Что ж, впятером мы поплелись к машине и отправились домой. Девочки теперь жаловались, что к ним прижимаются мокрые собаки, облепленные песком. В дом они вбежали с такой скоростью, будто век не видали свою маму. Даже двери в машине бросили распахнутыми, и собаки недоуменно посмотрели на меня.
– Как вам понравилось? – спросила у дочерей Пэм.
– Нормально, – ответила Абигейл.
– Кушать хочу, – добавила Каролина.
Пэм посмотрела на меня, силясь понять по лицу, что и как. Я скромно пожал плечами и сказал:
– Ну, на мой взгляд, все было здорово.
* * *
В тот вечер, когда девочки уже уснули, Пэм напрямик сказала мне, что на ночь поселила Цыпу в подвале.
О Господи!
Скажу о подвале в своем доме только одно: слов нет. Еще немного: святилище, простое, умиротворяющее. Можно добавить еще пару слов: девственно чистый, не захламленный. На полу моего подвала можно было бы сервировать самый изысканный обед. Главный нейрохирург штата Мэн мог бы провести там операцию на мозге, не тревожась о стерильности. Там есть все, что необходимо для подвала: стиральная машина, сушилка, водонагреватель, топка, все прочее, и до всего легко дотянуться. Еще немного бесценных мелочей, расположенных так, как я это люблю. В городской жизни у меня подвала не было. Не было там и лужайки перед домом, поэтому именно подвал и лужайка в Мэне вызывали у меня такую любовь. С ними я чувствовал себя взрослым. Жизнь в городе полна сложностей и забот, она холодна и порой сурова. Мне хотелось, чтобы жизнь за городом составляла приятный контраст и позволяла расслабиться. Вот почему я так люблю подстригать газоны, пользоваться удобрениями, которые сам подбираю, а в подвале предпочитаю не держать хлама, который многие засовывают туда – вещи купленные, но оказавшиеся ненужными. Мне хотелось, чтобы газоны были густыми, а подвал – свободным. Неудивительно, что я запомнил тот момент, когда Пэм сказала мне, что поселяет птицу в подвале. Она ясно увидела отразившиеся на моем лице ужас и недовольство. На это Пэм заявила, что внизу все можно прекрасно помыть, и она сама охотно сделает это.

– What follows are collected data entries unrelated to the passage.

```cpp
void phi_ctx_destroy(phi_ctx *c)
{
    if (c && c->pin_future.valid()) c->pin_future.wait();
    if (c && c->dp_alloc_future.valid()) (void)c->dp_alloc_future.get();
    if (c && c->h_pin) { (void)hipSetDevice(c->device); (void)hipHostFree(c->h_pin); c->h_pin = nullptr; }
    if (c) { (void)hipSetDevice(c->device); stage_release(c); }
    if (!c) return;
    (void)phi_comm_destroy(c);
    (void)phi_ipc_destroy(c);
    (void)hipSetDevice(c->device);
    (void)hipStreamSynchronize(c->stream);
    phi_ladder_drop(c);
    DevBuf *all[] = {&c->d_anchors, &c->d_cov_all, &c->d_cov_w, &c->d_slots, &c->d_slots2, &c->d_segs, &c->d_ctr, &c->d_vmax, &c->d_lane_walk, &c->d_walk_lane, &c->d_coff, &c->d_blk_ncls, &c->d_rownew, &c->d_blk_bad, &c->d_seg_lo, &c->d_seg_row, &c->d_seg_S, &c->wtext.d_text, &c->panel.d_full, &c->scout.d_scores, &c->d_sel_off, &c->d_sel_tri, &c->d_blk_lo, &c->d_blk_ev, &c->d_blk_S, &c->d_row_out, &c->d_rowend, &c->d_blk_keys, &c->d_blk_carry, &c->d_cov, &c->d_cov2, &c->d_stepdiff, &c->alt.hit, &c->hit_extra[0], &c->hit_extra[1], &c->alt.stripes, &c->spset.d_sp_cnt, &c->rlog.d_novlog, &c->rlog.d_novcnt, &c->rlog.d_ovlist, &c->d_vlen, &c->d_ent_cls, &c->d_cls_rep, &c->d_cls_left, &c->d_cls_mult, &c->d_cls_base, &c->d_cls_rec_off, &c->d_rec_cls, &c->d_rec_rel, &c->d_u_replist, &c->d_adj_off, &c->d_adj, &c->d_topo_rank, &c->d_cnt_edge, &c->d_walk_err, &c->d_sa_cnt, &c->d_sa_cur, &c->d_sa_off, &c->d_sa_idx, &c->d_seq, &c->d_seq_off, &c->d_walk_vtx, &c->d_walk_off, &c->d_topo, &c->d_in_off,
                     &c->d_in_src, &c->d_e_out, &c->d_st_rec, &c->d_st_mask, &c->d_in_packed, &c->d_word, &c->d_wwords, &c->d_wbad,
                     &c->d_wascii, &c->d_wstarts, &c->d_rec_hash, &c->d_rec_pos, &c->d_rec_slot,
                     &c->d_rec_e0, &c->d_rec_e1, &c->d_u_keys, &c->d_u_rep, &c->d_u_uid, &c->d_rt, &c->d_in_s, &c->d_last_walk, &c->d_rowdiag, &c->d_wpre, &c->d_hit, &c->spset.d_sp_keys, &c->d_rbases,
                     &c->d_roff, &c->rlog.d_roff_made, &c->d_peer_send, &c->spset.d_export, &c->d_scalars, &c->d_stripes, &c->d_blk_cnt,
                     &c->d_blk_off, &c->d_flags, &c->d_flags2, &c->d_list, &c->d_list2, &c->d_list3, &c->d_walk_last, &c->d_m_rec, &c->d_m_group,
                     &c->d_g_keys, &c->d_g_rep, &c->d_g_cnt, &c->d_slot_maxcnt, &c->d_slot_multi, &c->d_a_e1,
                     &c->d_g_off, &c->d_g_span, &c->d_a_weight, &c->d_dmax, &c->d_bstart, &c->d_k_rec, &c->d_k_in, &c->d_cvtx, &c->d_ev_e, &c->d_ev_off, &c->d_ev,
                     &c->d_off_end, &c->d_off_start, &c->d_scan_blk, &c->d_scan_blk64, &c->d_scan_blkoff, &c->d_top,
                     &c->d_ent};
    phi_pool_flush(c->device);
    phi_pool_bypass(true);
    struct Bypass { ~Bypass() { phi_pool_bypass(false); } } bypass_guard;
    for (DevBuf *b : all) phi_dev_free(*b);
    for (auto &pr : c->prof_events) { (void)hipEventDestroy(pr.first); (void)hipEventDestroy(pr.second); }
    if (c->h_err) (void)hipHostFree(c->h_err);
    {
        auto &T = c->text;
        for (int i = 0; i < 2; i++) { phi_dev_free(T.text[i]); phi_dev_free(T.bases[i]); phi_dev_free(T.roff[i]); }
        phi_dev_free(T.tile_cnt); phi_dev_free(T.ls); phi_dev_free(T.pre); phi_dev_free(T.blk); phi_dev_free(T.sum);
        if (T.h_sum) (void)hipHostFree(T.h_sum);
        if (T.ev_copy) (void)hipEventDestroy(T.ev_copy);
    }
    phi_bam_drop(c);
    (void)hipStreamDestroy(c->own_stream);
    (void)hipStreamDestroy(c->aux_stream);
    delete c;
}

int phi_set_stream(phi_ctx *c, void *hip_stream)
{
    if (!c) return PHI_ERR_INVALID;
    HIPCHK(hipStreamSynchronize(c->stream));
    c->stream = hip_stream ? (hipStream_t)hip_stream : c->own_stream;
    return PHI_OK;
}

int phi_set_params(phi_ctx *c, int32_t k, int32_t w, float threshold, int32_t recombination, uint32_t flags)
{
    if (!c) return PHI_ERR_INVALID;
    if (c->have_graph) return phi_fail(c, PHI_ERR_STATE, "phi_set_params must precede phi_set_graph");
    if (k < 1 || k > PHI_MAX_K) return phi_fail(c, PHI_ERR_INVALID, "k=%d outside [1,%d]", k, PHI_MAX_K);
    if (w < 1 || w > PHI_MAX_W) return phi_fail(c, PHI_ERR_INVALID, "w=%d outside [1,%d]", w, PHI_MAX_W);
    if (recombination < 0) return phi_fail(c, PHI_ERR_INVALID, "recombination penalty must be >= 0");
    c->k = k; c->w = w; c->threshold = threshold; c->recombination = recombination; c->flags = flags;
    return PHI_OK;
}

}

int sketch_records(phi_ctx *c, const uint64_t *words, const unsigned long long *starts, int64_t n_bases,
                   int32_t k, int32_t w, const uint8_t *ascii_if_bad, DevBuf &out_hash, DevBuf &out_pos,
                   int64_t *n_out)
{
    *n_out = 0;
    const int64_t nb = phi_sketch_num_blocks(n_bases);
    if (nb == 0) return PHI_OK;
    PHICHK(phi_dev_ensure(c, c->d_blk_cnt, (size_t)nb * 4));
    PHICHK(phi_dev_ensure(c, c->d_blk_off, (size_t)(nb + 1) * 8));
    PhiSketchArgs A{};
    A.words = words; A.starts = starts; A.n_bases = n_bases; A.k = k; A.w = w;
    A.ascii = ascii_if_bad; A.allslow = ascii_if_bad ? 1 : 0; A.badbits = nullptr;
    A.block_cnt = c->d_blk_cnt.as<int32_t>();
    A.err = (uint32_t *)scalar(c, S_ERR);
    if (A.allslow) phi_launch_sketch_bytes(c->stream, PHI_MODE_COUNT, A, nullptr);
    else phi_launch_sketch(c->stream, PHI_MODE_COUNT, A);
    PHICHK(phi_scan(c, c->d_blk_cnt.as<int32_t>(), nb, c->d_blk_off.as<int64_t>()));
    int64_t total = 0;
    HIPCHK(hipMemcpyAsync(&total, c->d_blk_off.as<int64_t>() + nb, 8, hipMemcpyDeviceToHost, c->stream));
    HIPCHK(hipStreamSynchronize(c->stream));
    PHICHK(phi_dev_ensure(c, out_hash, (size_t)std::max<int64_t>(total, 1) * 8));
    PHICHK(phi_dev_ensure(c, out_pos, (size_t)std::max<int64_t>(total, 1) * 8));
    A.block_off = c->d_blk_off.as<int64_t>();
    A.out_hash = out_hash.as<uint64_t>();
    A.out_pos = out_pos.as<int64_t>();
    if (A.allslow) phi_launch_sketch_bytes(c->stream, PHI_MODE_WRITE, A, nullptr);
    else phi_launch_sketch(c->stream, PHI_MODE_WRITE, A);
    HIPCHK(hipGetLastError());
    *n_out = total;
    return PHI_OK;
}

extern "C" {

int phi_set_solve_budget(phi_ctx *c, int64_t max_dp_runs)
{
    if (!c) return PHI_ERR_INVALID;
    c->solve_budget = max_dp_runs > 0x7FFFFFFF ? 0x7FFFFFFF : max_dp_runs;
    c->solved = false;
    return PHI_OK;
}

int phi_solve(phi_ctx *c, phi_result *out)
{
    if (!c || !out) return PHI_ERR_INVALID;
    if (!c->have_graph) return phi_fail(c, PHI_ERR_STATE, "phi_solve before phi_set_graph");
    PHICHK(phi_refuse_scout(c, "phi_solve"));
    HIPCHK(hipSetDevice(c->device));
    const int rc = phi_solve_impl(c);
    phi_pool_flush(c->device);
    if (rc) return rc;
    *out = c->result;
    return PHI_OK;
}

int phi_path_sequence(phi_ctx *c, char *buf, int64_t cap)
{
    if (!c || (!buf && cap > 0)) return PHI_ERR_INVALID;
    PHICHK(phi_refuse_scout(c, "phi_path_sequence"));
    if (!c->solved) return phi_fail(c, PHI_ERR_STATE, "phi_path_sequence before phi_solve");
    if (cap < c->result.hap_len) return phi_fail(c, PHI_ERR_INVALID, "buffer too small: need %lld bytes", (long long)c->result.hap_len);
    const int64_t np = (int64_t)c->h_path_vtx.size();
    std::vector<int64_t> at((size_t)np + 1, 0);
    for (int64_t i = 0; i < np; i++) { const int32_t v = c->h_path_vtx[(size_t)i]; at[(size_t)i + 1] = at[(size_t)i] + (c->h_seq_off[v + 1] - c->h_seq_off[v]); }
    phi_parallel_chunks(np, 1 << 15, [&](int64_t lo, int64_t hi, int) {
        for (int64_t i = lo; i < hi; i++) {
            const int32_t v = c->h_path_vtx[(size_t)i];
            memcpy(buf + at[(size_t)i], c->h_seq.data() + c->h_seq_off[v], (size_t)(at[(size_t)i + 1] - at[(size_t)i]));
        }
    });
    return PHI_OK;
}

int phi_sketch(phi_ctx *c, const char *bases, const int64_t *seq_off, int64_t n_seq, int32_t k, int32_t w,
               uint64_t *out_hash, int64_t *out_pos, int32_t *out_seq, int64_t cap, int64_t *n_out)
{
    if (!c || !n_out || n_seq < 0 || (n_seq > 0 && !seq_off)) return PHI_ERR_INVALID;
    if (k < 1 || k > PHI_MAX_K || w < 1 || w > PHI_MAX_W) return phi_fail(c, PHI_ERR_INVALID, "k or w out of range");
    *n_out = 0;
    if (n_seq == 0) return PHI_OK;
    for (int64_t r = 0; r < n_seq; r++)
        if (seq_off[r + 1] < seq_off[r]) return phi_fail(c, PHI_ERR_INVALID, "seq_off not monotone");
    const int64_t n_bases = seq_off[n_seq] - seq_off[0];
    if (n_bases == 0) return PHI_OK;
    if (!bases) return PHI_ERR_INVALID;
    HIPCHK(hipSetDevice(c->device));
    HIPCHK(hipStreamSynchronize(c->stream));
    DevBuf dB, dO, dW, dS, dH, dP;
    int rc = PHI_OK;
    std::vector<int64_t> off(seq_off, seq_off + n_seq + 1);
    for (auto &o : off) o -= seq_off[0];
    do {
        if ((rc = phi_dev_ensure(c, dB, (size_t)n_bases + 64))) break;
        if ((rc = phi_dev_ensure(c, dO, (size_t)(n_seq + 1) * 8))) break;
        const int64_t n_words = (n_bases + 31) / 32;
        if ((rc = phi_dev_ensure(c, dW, (size_t)(n_words + 2) * 8))) break;
        const size_t n_sw = (size_t)(n_bases / 64 + 2);
        if ((rc = phi_dev_ensure(c, dS, n_sw * 8))) break;
        if ((rc = phi_hip_check(c, hipMemcpyAsync(dB.p, bases + seq_off[0], (size_t)n_bases, hipMemcpyHostToDevice, c->stream), "H2D bases"))) break;
        if ((rc = phi_hip_check(c, hipMemcpyAsync(dO.p, off.data(), (size_t)(n_seq + 1) * 8, hipMemcpyHostToDevice, c->stream), "H2D offsets"))) break;
        if ((rc = phi_hip_check(c, hipMemsetAsync(dW.as<uint64_t>() + n_words, 0, 16, c->stream), "memset"))) break;
        if ((rc = phi_hip_check(c, hipMemsetAsync(dS.p, 0, n_sw * 8, c->stream), "memset"))) break;
        if ((rc = phi_hip_check(c, hipMemsetAsync(scalar(c, S_NBAD), 0, 8, c->stream), "memset"))) break;
        phi_launch_mark_starts(c->stream, dO.as<int64_t>(), n_seq, dS.as<unsigned long long>());
        phi_launch_pack_ascii(c->stream, dB.as<uint8_t>(), n_bases, dW.as<uint64_t>(), n_words, nullptr,
                              (unsigned long long *)scalar(c, S_NBAD));
        if ((rc = phi_hip_check(c, hipStreamSynchronize(c->stream), "sync"))) break;
// ... 210 lines not shown
```

### phi_amd/csrc/phi_ctx.h

```cpp
#pragma once
#include <stdint.h>
#include <stdarg.h>
#include <stdio.h>
#include <stdlib.h>
#include <algorithm>
#include <atomic>
#include <chrono>
#include <future>
#include <mutex>
#include <string>
#include <thread>
#include <vector>
#include <hip/hip_runtime.h>
#include "../../include/phi_amd.h"
#include "phi_kernels.h"
#include "phi_host_par.h"
#include "solve_host.h"
#include "reads_host.h"

struct DevBuf {
    void *p = nullptr;
    size_t cap = 0;
    uint32_t gen = 0;
    template <class T> T *as() const { return reinterpret_cast<T *>(p); }
};

template <class T> struct PhiRawBuf {
    T *p = nullptr;
    size_t n = 0;
    PhiRawBuf() = default;
    PhiRawBuf(const PhiRawBuf &) = delete;
    PhiRawBuf &operator=(const PhiRawBuf &) = delete;
    ~PhiRawBuf() { free(p); }
    bool resize(size_t m)
    {
        free(p);
        p = m ? static_cast<T *>(malloc(m * sizeof(T))) : nullptr;
        n = p ? m : 0;
        return m == 0 || p != nullptr;
    }
    size_t size() const { return n; }
    T *data() const { return p; }
    T &operator[](size_t i) const { return p[i]; }
};

struct PhiComm;
struct PhiIpc;
#define PHI_HIT_RING 4
struct PhiPeers;

struct phi_ctx {
    int device = 0;
    PhiComm *comm = nullptr;
    PhiPeers *peers = nullptr;
    int peer_rank = 0;
    PhiIpc *ipc = nullptr;
    hipStream_t own_stream = nullptr, stream = nullptr;
    hipStream_t aux_stream = nullptr;
    std::string last_error;
    std::mutex err_mu;

    int32_t k = 31, w = 25, recombination = 100;
    float threshold = 1.0f;
    uint32_t flags = PHI_FLAG_QCLP | PHI_FLAG_MIXED;
    int64_t solve_budget = 4096;

    bool have_graph = false;
    int32_t n_vtx = 0, n_walks = 0;
    std::vector<char> h_seq;
    std::vector<int64_t> h_seq_off, h_adj_off, h_walk_off, h_walk_base;
    std::vector<int32_t> h_adj, h_topo_rank, h_topo;
    PhiRawBuf<int32_t> h_walk_vtx;
    int64_t n_entries = 0, walk_bases = 0;
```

Я не сумел сразу оценить реальные последствия такого шага.
Едва забрезжил рассвет, я сообразил, что Цыпа каким-то образом сумел устроиться прямо под моей спальней, расположенной на первом этаже. Если говорить конкретнее, то умная птичка пристроилась непосредственно под тем местом, где стоит моя кровать. Когда петух проснулся, у него неизбежно возникли вопросы вроде «Какого черта я здесь делаю и куда подевались все остальные?» И он издал громовое «ку-ка-ре-ку!», которое пробилось, словно удары молота, сквозь перекрытия, приподняло матрац, и я чуть не взлетел к вентилятору под потолком – примерно как в фильме «Изгоняющий дьявола». Готов присягнуть, что я ощутил, как снова падаю на кровать, отчего петух завопил опять. Неужто его чертов клюв был прямо у меня под подушкой?